►

# zhaozijie2022/LocoTouch

Hardware: AMD Instinct MI355X
Metric: env-steps/sec (whole node), TransportTeacher 4096 envs/GPU (higher is better)
Workload: dtype f32

## Files before the change

locotouch_amd/csrc/lt_wgrad.hip:

```cpp
#include <hip/hip_runtime.h>
#include <stdint.h>

#include "lt_env.h"
#include "lt_host_check.h"
#include "lt_internal.h"

namespace {

typedef float f32x4 __attribute__((ext_vector_type(4)));
typedef float f32x2 __attribute__((ext_vector_type(2)));
typedef _Float16 f16x8 __attribute__((ext_vector_type(8)));
typedef _Float16 f16x2 __attribute__((ext_vector_type(2)));

constexpr int TA = 4, TB = 4;
constexpr float LO_SCALE = 64.f;

template <int U>
__device__ __forceinline__ void split8(const f32x4 (&v)[8], float scale, f16x8& hi, f16x8& lo) {
#pragma unroll
  for (int p = 0; p < 4; ++p) {
    f32x2 x;
    x[0] = v[2 * p][U] * scale; x[1] = v[2 * p + 1][U] * scale;
    const f16x2 h = __builtin_convertvector(x, f16x2);
    const f32x2 d = (x - __builtin_convertvector(h, f32x2)) * LO_SCALE;
    const f16x2 l = __builtin_convertvector(d, f16x2);
    hi[2 * p] = h[0]; hi[2 * p + 1] = h[1];
    lo[2 * p] = l[0]; lo[2 * p + 1] = l[1];
  }
}

template <int U>
__device__ __forceinline__ void unpack8(const f32x4 (&v)[8], f16x8& hi, f16x8& lo) {
  typedef unsigned u32x4 __attribute__((ext_vector_type(4)));
  u32x4 h, l;
#pragma unroll
  for (int p = 0; p < 4; ++p) {
    const unsigned w0 = __float_as_uint(v[2 * p][U]), w1 = __float_as_uint(v[2 * p + 1][U]);
    h[p] = __builtin_amdgcn_perm(w1, w0, 0x05040100u);
    l[p] = __builtin_amdgcn_perm(w1, w0, 0x07060302u);
  }
  hi = __builtin_bit_cast(f16x8, h);
  lo = __builtin_bit_cast(f16x8, l);
}

struct WgradArgs {
  const float* dz;
  const float* x;
  long long M;
  int N, K;
  int tiles_n, tiles_k, splits;
  const float* amax;
  int nblk_amax;
  float* slabs;
  int dz_split;
  const float* dz_scale;
  int x_split;
  float* db;
};
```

◄

◆ Work instruction:
Produce the material again exactly as it is shown above.

◆ Worked solution:
# zhaozijie2022/LocoTouch

Hardware: AMD Instinct MI355X
Metric: env-steps/sec (whole node), TransportTeacher 4096 envs/GPU (higher is better)
Workload: dtype f32

## Files before the change

locotouch_amd/csrc/lt_wgrad.hip:

```cpp
#include <hip/hip_runtime.h>
#include <stdint.h>

#include "lt_env.h"
#include "lt_host_check.h"
#include "lt_internal.h"

namespace {

typedef float f32x4 __attribute__((ext_vector_type(4)));
typedef float f32x2 __attribute__((ext_vector_type(2)));
typedef _Float16 f16x8 __attribute__((ext_vector_type(8)));
typedef _Float16 f16x2 __attribute__((ext_vector_type(2)));

constexpr int TA = 4, TB = 4;
constexpr float LO_SCALE = 64.f;

template <int U>
__device__ __forceinline__ void split8(const f32x4 (&v)[8], float scale, f16x8& hi, f16x8& lo) {
#pragma unroll
  for (int p = 0; p < 4; ++p) {
    f32x2 x;
    x[0] = v[2 * p][U] * scale; x[1] = v[2 * p + 1][U] * scale;
    const f16x2 h = __builtin_convertvector(x, f16x2);
    const f32x2 d = (x - __builtin_convertvector(h, f32x2)) * LO_SCALE;
    const f16x2 l = __builtin_convertvector(d, f16x2);
    hi[2 * p] = h[0]; hi[2 * p + 1] = h[1];
    lo[2 * p] = l[0]; lo[2 * p + 1] = l[1];
  }
}

template <int U>
__device__ __forceinline__ void unpack8(const f32x4 (&v)[8], f16x8& hi, f16x8& lo) {
  typedef unsigned u32x4 __attribute__((ext_vector_type(4)));
  u32x4 h, l;
#pragma unroll
  for (int p = 0; p < 4; ++p) {
    const unsigned w0 = __float_as_uint(v[2 * p][U]), w1 = __float_as_uint(v[2 * p + 1][U]);
    h[p] = __builtin_amdgcn_perm(w1, w0, 0x05040100u);
    l[p] = __builtin_amdgcn_perm(w1, w0, 0x07060302u);
  }
  hi = __builtin_bit_cast(f16x8, h);
  lo = __builtin_bit_cast(f16x8, l);
}

struct WgradArgs {
  const float* dz;
  const float* x;
  long long M;
  int N, K;
  int tiles_n, tiles_k, splits;
  const float* amax;
  int nblk_amax;
  float* slabs;
  int dz_split;
  const float* dz_scale;
  int x_split;
  float* db;
};
```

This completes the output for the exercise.